The sterile type material of Cocculus dichroa at M, image from JStore, has the leaf blades ovate, with a long-acuminate apex and the adaxial surface somewhat bullate. While ovate and long-acuminate leaves are characteristic of juvenile leaves of all species of Curarea , however a somewhat bullate adaxial surface has not been observed in C. candicans . This vegetative feature might turn out to be a distinguishing character when studied in more specimens and the extent of morphological variation C. candicans is better understood. At this time however, C. candicans is the only other species known to occur in Para and, in this study, I hesitantly follow earlier workers in the family in including C. dichroa as a synonym of C. candicans .
BRAZIL. Pará: Santa Isabel. Ea. de F. [Estrada de Ferro] de Bragança, 15 Feb 1909, (detached old fr), collector unknown, (RB n°. 19508!).

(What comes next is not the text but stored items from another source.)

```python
class BatchPlan:

    def __init__(self, n_nodes: torch.Tensor, max_n_nodes: int, device: torch.device, edge_mt: int = 0,
                 n_ranges: int = 0, four_tile_units: int = 0):
        L = _lib.lib()
        n_host = n_nodes.detach().to("cpu", torch.int32).contiguous().reshape(-1)
        self.B = int(n_host.numel())
        self.N = int(max_n_nodes)
        self.device = torch.device(device)
        self.n_nodes_host = n_host
        self._h = C.c_void_p()
        opts = _lib.PlanOpts(edge_mt=int(edge_mt), n_ranges=int(n_ranges), four_tile_units=int(four_tile_units))
        with torch.cuda.device(self.device):
            _lib.check(L.mcg_plan_create_ex(self.B, self.N, n_host.data_ptr(), C.byref(opts), C.byref(self._h)),
                       "mcg_plan_create_ex")
        info = torch.zeros(8, dtype=torch.int32)
        _lib.check(L.mcg_plan_info(self._h, info.data_ptr()), "mcg_plan_info")
        (self.n_real_nodes, self.n_real_edges, self.edge_mt, self.n_edge_waves, self.n_pslots, _, _,
         self.n_edge_tiles) = [int(v) for v in info]
        self.n_ranges = int(L.mcg_plan_ranges(self._h))

    @property
    def handle(self):
        return self._h

    def set_latency_mode(self, mode: int) -> None:
        _lib.check(_lib.lib().mcg_plan_set_latency_mode(self._h, int(mode)), "mcg_plan_set_latency_mode")

    def node_mask(self) -> torch.Tensor:
        idx = torch.arange(self.N).unsqueeze(0)
        return (idx < self.n_nodes_host.unsqueeze(1)).to(torch.float32).unsqueeze(2).to(self.device)

    def edge_mask(self) -> torch.Tensor:
        em = getattr(self, "_edge_mask", None)
        if em is None:
# ... 63 lines not shown
            dtype, self.compute_dtype = self.compute_dtype, "f32"
            self.set_precision(dtype)

    @property
    def handle(self):
        if not self._h:
            raise _lib.McgError("EGNNDynamics has no weights loaded")
        return self._h

    def set_precision(self, compute_dtype: str = "f32") -> None:
        if compute_dtype not in ("f32", "bf16", "f32x6"):
            raise ValueError("compute_dtype must be 'f32', 'bf16' or 'f32x6'")
        _lib.check(_lib.lib().mcg_egnn_set_precision(self.handle, {"f32": 0, "bf16": 1, "f32x6": 2}[compute_dtype]),
                   "mcg_egnn_set_precision")
        if compute_dtype != self.compute_dtype:
            self._plans.clear()
        self.compute_dtype = compute_dtype

    def set_option(self, option: int, value: int) -> None:
        _lib.check(_lib.lib().mcg_egnn_set_option(self.handle, int(option), int(value)), "mcg_egnn_set_option")
        self._plans.clear()

    def plan(self, n_nodes: torch.Tensor, max_n_nodes: int, edge_mt: int = 0, four_tile_units: int = 0,
             n_ranges: int = 0) -> BatchPlan:
        if edge_mt == 0 and self.compute_dtype in ("bf16", "f32x6") and int(n_nodes.min()) >= 6:
            edge_mt = 4
        if n_ranges == 0 and edge_mt == 4 and self.compute_dtype == "f32x6":
            nn = n_nodes.reshape(-1).to(torch.long)
            n_ranges = 2 if int((nn * (nn - 1)).sum()) >= 1500 * 16 else 1
        key = (int(max_n_nodes), int(edge_mt), int(four_tile_units), int(n_ranges), tuple(int(v) for v in n_nodes.reshape(-1).tolist()))
        p = self._plans.get(key)
        if p is not None:
            self._plans[key] = self._plans.pop(key)
            return p
        while len(self._plans) >= max(1, self.plan_cache_size):
            self._plans.pop(next(iter(self._plans)))
        p = BatchPlan(n_nodes, max_n_nodes, self.device, edge_mt, n_ranges, four_tile_units)
        self._plans[key] = p
        return p

    def sizes_for(self, node_mask: torch.Tensor) -> torch.Tensor:
        tag = getattr(node_mask, "_mcg_mask_tag", None)
        if tag is not None and tag[1] == node_mask._version:
            return tag[2]
        hit = self._node_mask_ok
        if hit is not None and hit[0]() is node_mask and hit[1] == node_mask._version:
            return hit[2]
        sizes = sizes_from_node_mask(node_mask)
        self._node_mask_ok = (weakref.ref(node_mask), node_mask._version, sizes)
        return sizes

    def release_cached_memory(self) -> dict:
        self._plans.clear()
        self._edge_mask_ok = self._node_mask_ok = None
        stats = torch.zeros(4, dtype=torch.int64)
        with torch.cuda.device(self.device):
            _lib.check(_lib.lib().mcg_pool_stats(stats.data_ptr(), 1), "mcg_pool_stats")
        return dict(zip(("in_use_bytes", "cached_bytes", "driver_allocs", "pool_hits"), (int(v) for v in stats)))

    def check_edge_mask(self, plan: BatchPlan, edge_mask, node_mask=None) -> None:
# ... 69 lines not shown
```

Before: 139.7.

## Add tunable range cuts, phase staggering, and full four-tile units in sub-plans

Range splitting moves into a shared chooser that can size the first batch range to one wave round and can stagger sub-plan streams. With staggering on, each range's first edge kernel waits for the previous range's first edge kernel through events. Sub-plans now build with a concurrent flag that keeps every workgroup on four-tile units instead of trimming the partial last round, since they share the GPU with other streams. The new cut and phase options default off, but the concurrent tail rule applies whenever a batch is split into ranges.

Result: no change. 139.8 (median of 6 runs) (+0.1%).

```diff
diff --git a/include/mlconfgen_hip.h b/include/mlconfgen_hip.h
--- a/include/mlconfgen_hip.h
+++ b/include/mlconfgen_hip.h
@@ -27,14 +27,18 @@
     int32_t edge_mt;
     int32_t n_ranges;
     int32_t four_tile_units;
-    int32_t reserved[5];
+    int32_t range_cut;
+    int32_t range_phase;
+    int32_t reserved[3];
 } mcg_plan_opts;
 #define MCG_ALL_FOUR_TILE 0x3fffffff
+#define MCG_RANGE_CUT_ROUND (-1)
 int mcg_plan_create_ex(int B, int N, const int32_t* n_nodes_host, const mcg_plan_opts* opts, mcg_plan** out);
 void mcg_plan_destroy(mcg_plan* p);
 int mcg_pool_stats(int64_t* stats_host, int trim);
 int mcg_plan_set_latency_mode(mcg_plan* p, int mode);
 int mcg_plan_check_tables(int B, int N, const int32_t* n_nodes_host, const mcg_plan_opts* opts, int cus, int32_t* info_host);
+int mcg_plan_check_ranges(int B, int N, const int32_t* n_nodes_host, const mcg_plan_opts* opts, int cus, int32_t* info_host);
 int mcg_plan_info(const mcg_plan* p, int32_t* info_host);
 int mcg_plan_ranges(const mcg_plan* p);
 
diff --git a/ml_conformer_generator_amd/_lib.py b/ml_conformer_generator_amd/_lib.py
--- a/ml_conformer_generator_amd/_lib.py
+++ b/ml_conformer_generator_amd/_lib.py
@@ -26,6 +26,7 @@
     "mcg_plan_ranges": (_i, [_vp]),
     "mcg_plan_set_latency_mode": (_i, [_vp, _i]),
     "mcg_plan_check_tables": (_i, [_i, _i, _vp, _vp, _i, _vp]),
+    "mcg_plan_check_ranges": (_i, [_i, _i, _vp, _vp, _i, _vp]),
     "mcg_egnn_dynamics": (_i, [_vp, _vp, _vp, _vp, _vp, _vp, _vp]),
     "mcg_egnn_block_debug": (_i, [_vp, _vp, _i, _vp, _vp, _vp, _vp]),
     "mcg_egnn_gcl_debug": (_i, [_vp, _vp, _i, _vp, _vp, _vp, _vp]),
@@ -62,10 +63,12 @@
 
 
 class PlanOpts(C.Structure):
-    _fields_ = [("edge_mt", C.c_int32), ("n_ranges", C.c_int32), ("four_tile_units", C.c_int32), ("reserved", C.c_int32 * 5)]
+    _fields_ = [("edge_mt", C.c_int32), ("n_ranges", C.c_int32), ("four_tile_units", C.c_int32), ("range_cut", C.c_int32),
+                ("range_phase", C.c_int32), ("reserved", C.c_int32 * 3)]
 
 
 ALL_FOUR_TILE = 0x3fffffff
+RANGE_CUT_ROUND = -1
 OPT_X6_GEMM, OPT_GEMM_RN, OPT_GEMM_X6_RN, OPT_GEMM_BF16_LDS, OPT_NODE_FUSED = 1, 2, 3, 4, 5
 
 _lib = None
diff --git a/ml_conformer_generator_amd/csrc/mcg_egnn_api.hip b/ml_conformer_generator_amd/csrc/mcg_egnn_api.hip
--- a/ml_conformer_generator_amd/csrc/mcg_egnn_api.hip
+++ b/ml_conformer_generator_amd/csrc/mcg_egnn_api.hip
@@ -294,7 +294,10 @@
     const NodeLayer& Nl = m->gcl_node[layer];
     const int M = pl->M;
     if (int e = run_pab(m, pl, r, E, s)) return e;
+    if (pl->first_edge_pending && pl->wait_first_edge) MCG_HIP(hipStreamWaitEvent(s, pl->wait_first_edge, 0));
     if (int e = run_edge(pl, r, E, false, pl->P, s)) return e;
+    if (pl->first_edge_pending && pl->ev_first_edge) MCG_HIP(hipEventRecord(pl->ev_first_edge, s));
+    pl->first_edge_pending = false;
     if (r.fused) {
         const EdgeLayer& Nx = (layer & 1) ? m->equiv[layer >> 1] : m->gcl_edge[layer + 1];
         McgNodeFusedArgs a{};
@@ -372,6 +375,7 @@
     }
     pl->x_pending = false;
     pl->pab_ready = false;
+    pl->first_edge_pending = true;
     if (pl->M > 0) {
         hipLaunchKernelGGL(k_prep_embed, dim3(pl->M), dim3(128), 0, s, xh, t, context, pl->node_mol, pl->node_off, pl->N,
                            m->emb_wT, m->emb_b, pl->h, pl->x, pl->x0);
@@ -379,6 +383,8 @@
         for (int b = 0; b < m->n_blocks; ++b)
             if (int e = run_block(m, pl, b, s)) return e;
     }
+    if (pl->first_edge_pending && pl->ev_first_edge) MCG_HIP(hipEventRecord(pl->ev_first_edge, s));
+    pl->first_edge_pending = false;
     hipLaunchKernelGGL(k_output, dim3((pl->M + pl->B + 3) / 4), dim3(256), 0, s, pl->h, pl->x, pl->x0, pl->n_nodes, pl->node_off,
                        pl->node_mol, pl->M, pl->B, pl->N, m->out_w, m->out_b, out, pl->x_pending ? pl->pending_u : (const float*)nullptr,
                        pl->x_pending ? pl->pending_slots : (const int4*)nullptr);
diff --git a/ml_conformer_generator_amd/csrc/mcg_egnn_internal.h b/ml_conformer_generator_amd/csrc/mcg_egnn_internal.h
--- a/ml_conformer_generator_amd/csrc/mcg_egnn_internal.h
+++ b/ml_conformer_generator_amd/csrc/mcg_egnn_internal.h
@@ -107,6 +107,8 @@
     std::vector<hipStream_t> streams;
     std::vector<hipEvent_t> ev_join;
     hipEvent_t ev_fork = nullptr;
+    hipEvent_t ev_first_edge = nullptr, wait_first_edge = nullptr;
+    bool first_edge_pending = false;
     float* t_buf = nullptr;
     hipStream_t cap_stream = nullptr;
     hipGraphExec_t graph_exec = nullptr;
diff --git a/ml_conformer_generator_amd/csrc/mcg_egnn_plan.hip b/ml_conformer_generator_amd/csrc/mcg_egnn_plan.hip
--- a/ml_conformer_generator_amd/csrc/mcg_egnn_plan.hip
+++ b/ml_conformer_generator_amd/csrc/mcg_egnn_plan.hip
@@ -10,7 +10,8 @@
 int mcg_plan_N(const mcg_plan* p) { return p->N; }
 const int* mcg_plan_n_nodes(const mcg_plan* p) { return p->n_nodes; }
 
-static int plan_create_single(int B, int N, const int32_t* n_nodes_host, const mcg_plan_opts* opts, mcg_plan** out, hipStream_t* ss_io) {
+static int plan_create_single(int B, int N, const int32_t* n_nodes_host, const mcg_plan_opts* opts, mcg_plan** out, hipStream_t* ss_io,
+                              bool concurrent = false) {
     if (B < 1 || N < 1 || !n_nodes_host || !out) {
         mcg_set_error("mcg_plan_create: bad arguments");
         return MCG_ERR_ARG;
@@ -19,7 +20,7 @@
     if (hipGetDevice(&dev) == hipSuccess) (void)hipDeviceGetAttribute(&cus, hipDeviceAttributeMultiprocessorCount, dev);
     (void)hipGetLastError();
     McgPlanHost H;
-    if (int e = mcg_plan_build_host(B, N, n_nodes_host, opts, cus, H)) return e;
+    if (int e = mcg_plan_build_host(B, N, n_nodes_host, opts, cus, H, concurrent)) return e;
     if (!*ss_io) MCG_HIP(hipStreamCreateWithFlags(ss_io, hipStreamNonBlocking));
     const hipStream_t ss = *ss_io;
     mcg_plan* p = new mcg_plan();
@@ -132,6 +133,7 @@
     for (hipStream_t st : p->streams) (void)hipStreamDestroy(st);
     for (hipEvent_t e : p->ev_join) (void)hipEventDestroy(e);
     if (p->ev_fork) (void)hipEventDestroy(p->ev_fork);
+    if (p->ev_first_edge) (void)hipEventDestroy(p->ev_first_edge);
     for (void* q : p->allocs) mcg_dev_free(q);
     if (p->ev_done) (void)hipEventDestroy(p->ev_done);
     const bool restore = !p->is_sub && prev_dev >= 0 && prev_dev != p->dev;
@@ -151,8 +153,10 @@
     const int n_ranges = opts ? opts->n_ranges : 0;
     if (n_ranges < 0 || n_ranges > 4) { mcg_set_error("mcg_plan_create_ex: n_ranges must be 0 (auto) .. 4"); return MCG_ERR_ARG; }
     if (opts)
-        for (int k = 0; k < 5; ++k)
+        for (int k = 0; k < 3; ++k)
             if (opts->reserved[k] != 0) { mcg_set_error("mcg_plan_create_ex: mcg_plan_opts.reserved must be zero"); return MCG_ERR_ARG; }
+    if (opts && opts->range_cut < MCG_RANGE_CUT_ROUND) { mcg_set_error("mcg_plan_create_ex: range_cut must be 0, MCG_RANGE_CUT_ROUND or > 0"); return MCG_ERR_ARG; }
+    if (opts && opts->range_phase != 0 && opts->range_phase != 1) { mcg_set_error("mcg_plan_create_ex: range_phase must be 0 or 1"); return MCG_ERR_ARG; }
     mcg_plan* p = nullptr;
     hipStream_t cs = nullptr;
     if (int e = plan_create_single(B, N, n_nodes_host, opts, &p, &cs)) { if (cs) (void)hipStreamDestroy(cs); return e; }
@@ -168,20 +172,21 @@
 }
 
 static int plan_finish(mcg_plan* p, int B, int N, const int32_t* n_nodes_host, const mcg_plan_opts* opts) {
-    const int n_ranges = opts ? opts->n_ranges : 0;
     if (int e = mcg_dev_alloc((size_t)B * sizeof(float), (void**)&p->t_buf)) return e;
     p->allocs.push_back(p->t_buf);
-    constexpr int BF16_TWO_RANGES_FROM_ATOMS = 2 * 32 * 32;
-    int parts = 1;
-    if (n_ranges > 0) parts = n_ranges;
-    else if (p->MT == 1) parts = p->n_mtiles < 3600 ? 1 : p->n_mtiles < 5200 ? 2 : p->n_mtiles < 14000 ? 3 : 4;
-    else parts = p->M >= BF16_TWO_RANGES_FROM_ATOMS ? 2 : 1;
-    if (parts < 2 || B < 2 * parts || p->n_rows < 4096) return MCG_OK;
-    const std::vector<int> cuts = mcg_plan_range_cuts(B, n_nodes_host, parts);
+    McgPlanHost G;
+    G.B = B; G.M = p->M; G.n_rows = p->n_rows; G.n_mtiles = p->n_mtiles; G.MT = p->MT;
+    int dev = 0, cus = 256;
+    if (hipGetDevice(&dev) == hipSuccess) (void)hipDeviceGetAttribute(&cus, hipDeviceAttributeMultiprocessorCount, dev);
+    (void)hipGetLastError();
+    McgPlanRanges R;
+    if (int e = mcg_plan_choose_ranges(G, n_nodes_host, opts, cus, R)) return e;
+    const std::vector<int>& cuts = R.cuts;
+    if (cuts.size() < 3) return MCG_OK;
     for (size_t k = 0; k + 1 < cuts.size(); ++k) {
         const int b0 = cuts[k], b1 = cuts[k + 1];
         mcg_plan* sub = nullptr;
-        if (int e = plan_create_single(b1 - b0, N, n_nodes_host + b0, opts, &sub, &p->cap_stream)) return e;
+        if (int e = plan_create_single(b1 - b0, N, n_nodes_host + b0, opts, &sub, &p->cap_stream, true)) return e;
         sub->is_sub = true;
         p->subs.push_back(sub);
         p->sub_b0.push_back(b0);
@@ -190,6 +195,8 @@
         MCG_HIP(hipEventCreateWithFlags(&ev, hipEventDisableTiming));
         p->streams.push_back(st);
         p->ev_join.push_back(ev);
+        if (R.phase && k + 2 < cuts.size()) MCG_HIP(hipEventCreateWithFlags(&sub->ev_first_edge, hipEventDisableTiming));
+        if (R.phase && k > 0) sub->wait_first_edge = p->subs[k - 1]->ev_first_edge;
     }
     MCG_HIP(hipEventCreateWithFlags(&p->ev_fork, hipEventDisableTiming));
     return MCG_OK;
diff --git a/ml_conformer_generator_amd/csrc/mcg_plan_host.cpp b/ml_conformer_generator_amd/csrc/mcg_plan_host.cpp
--- a/ml_conformer_generator_amd/csrc/mcg_plan_host.cpp
+++ b/ml_conformer_generator_amd/csrc/mcg_plan_host.cpp
@@ -2,7 +2,8 @@
 
 #include <algorithm>
 
-int mcg_plan_build_host(int B, int N, const int32_t* n_nodes_host, const mcg_plan_opts* opts, int cus, McgPlanHost& H) {
+int mcg_plan_build_host(int B, int N, const int32_t* n_nodes_host, const mcg_plan_opts* opts, int cus, McgPlanHost& H,
+                        bool concurrent) {
     if (B < 1 || N < 1 || !n_nodes_host) { mcg_set_error("mcg_plan_create: bad arguments"); return MCG_ERR_ARG; }
     const int edge_mt = opts ? opts->edge_mt : 0;
     const int four_tile = opts ? opts->four_tile_units : 0;
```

FRENCH GUIANA. Cayenne: Richard s.n., no date, (st), (P!). Saül: Vicinity of Eaux Claires, Sentier Botanique, between Crique Tortue and Split in trail, 03°37'N, 053°12'W, 200-400 m, 1 Nov 1992, (♂ fl), Mori et al. 22743 (NY!).
GUYANA. Demerara: Mabura Hill, Ekuk compartment, mixed forest on loamy sand, 05°10'N; 058°45'W, 12 Oct 1989, (♂ buds & fl) Jansen-Jacobs et al. 1995, (NY!, U!); Upper Demerara-Berbice, Pibiri Research Site, 53 km S of Mabura Hill, 05°01'N; 058°37'W, 2 Feb 2004, (st), Torke et al. 310 (MO!). Cuyuni-Mazaruni Region: Kartabo, Willems Timber Concession, Wallaba (Eperua) forest on white sand, 06°21'N; 58°50'W, 100 m, 22 Jan 1989, (old ♂ fl), Hahn & Tiwari 5136 (US!). Essequibo: Basin of Issororo River, 1888, (♂ fl), Jenman 5199 (K!); Essequibo River, Moraballi Creek, near Bartica, near sea level, 6 Nov 1929, (♂ fl), Sandwith 561 (K! , NY n.v.).
SURINAME. Without locality, Nov 1941, (st), Krukoff 12305 (GH!, NY n.v.); Railroad Paramaribo-Dam, Nov 1941, (st), Krukoff 12335 (GH! , NY n.v., US n.v.); In hellingbos tussen, km 11.0 en 11.1, montibus, qui dicuntur Nassau, 17 Mar 1949, (st), Lanjou & Lindeman 2775a (NY n.v., U!); ibid., (st), Lanjouw & Lindeman 2779 (NY n.v., U!); Nickerie, area of Kabalebo Dam Project, 30-130 m, Boegroemaka forest on gentle slope towards creek, west of road, km 80, 04°00'N; 57°30'W, 22 Sep 1980, (st), Lindeman et al. 539 (U!); Lely Mts., SW plateaus covered by ferrobauxite, forest on plateau S of camp 4, 550-710 m, 5 Oct 1975, (st), Lindeman et al. 805 (MO!, NY n.v.);
Open spot from fallen tree near 7100 m in line from road, km 80 eastward, area of Kabalebo Dam Project, 30-130 m, 11 Nov 1981, (st), Lindeman & de Roon 808 (U!); Mapane Creek area, along Sarwa road, plot in succession, no date, (st), Vreden 11663 (U!); Mapane Creek area, 29 Apr 1967, (st), Vreden 11706 (U!); Without locality, (st), no date, collector unknown (U-32454-B!).
VENEZUELA. Amazonas: Atabapo, Rio Cunucunuma, entre las comunidades La Culebra y Huachamacari, entre El Cerro Duida y Huachamacari, 03°40'N; 065°45'W, 180-210 m, 28 Jan– 8 Feb 1982, (♂ fl bud), Steyermark et al. 125686 (MO!, NY!, US!).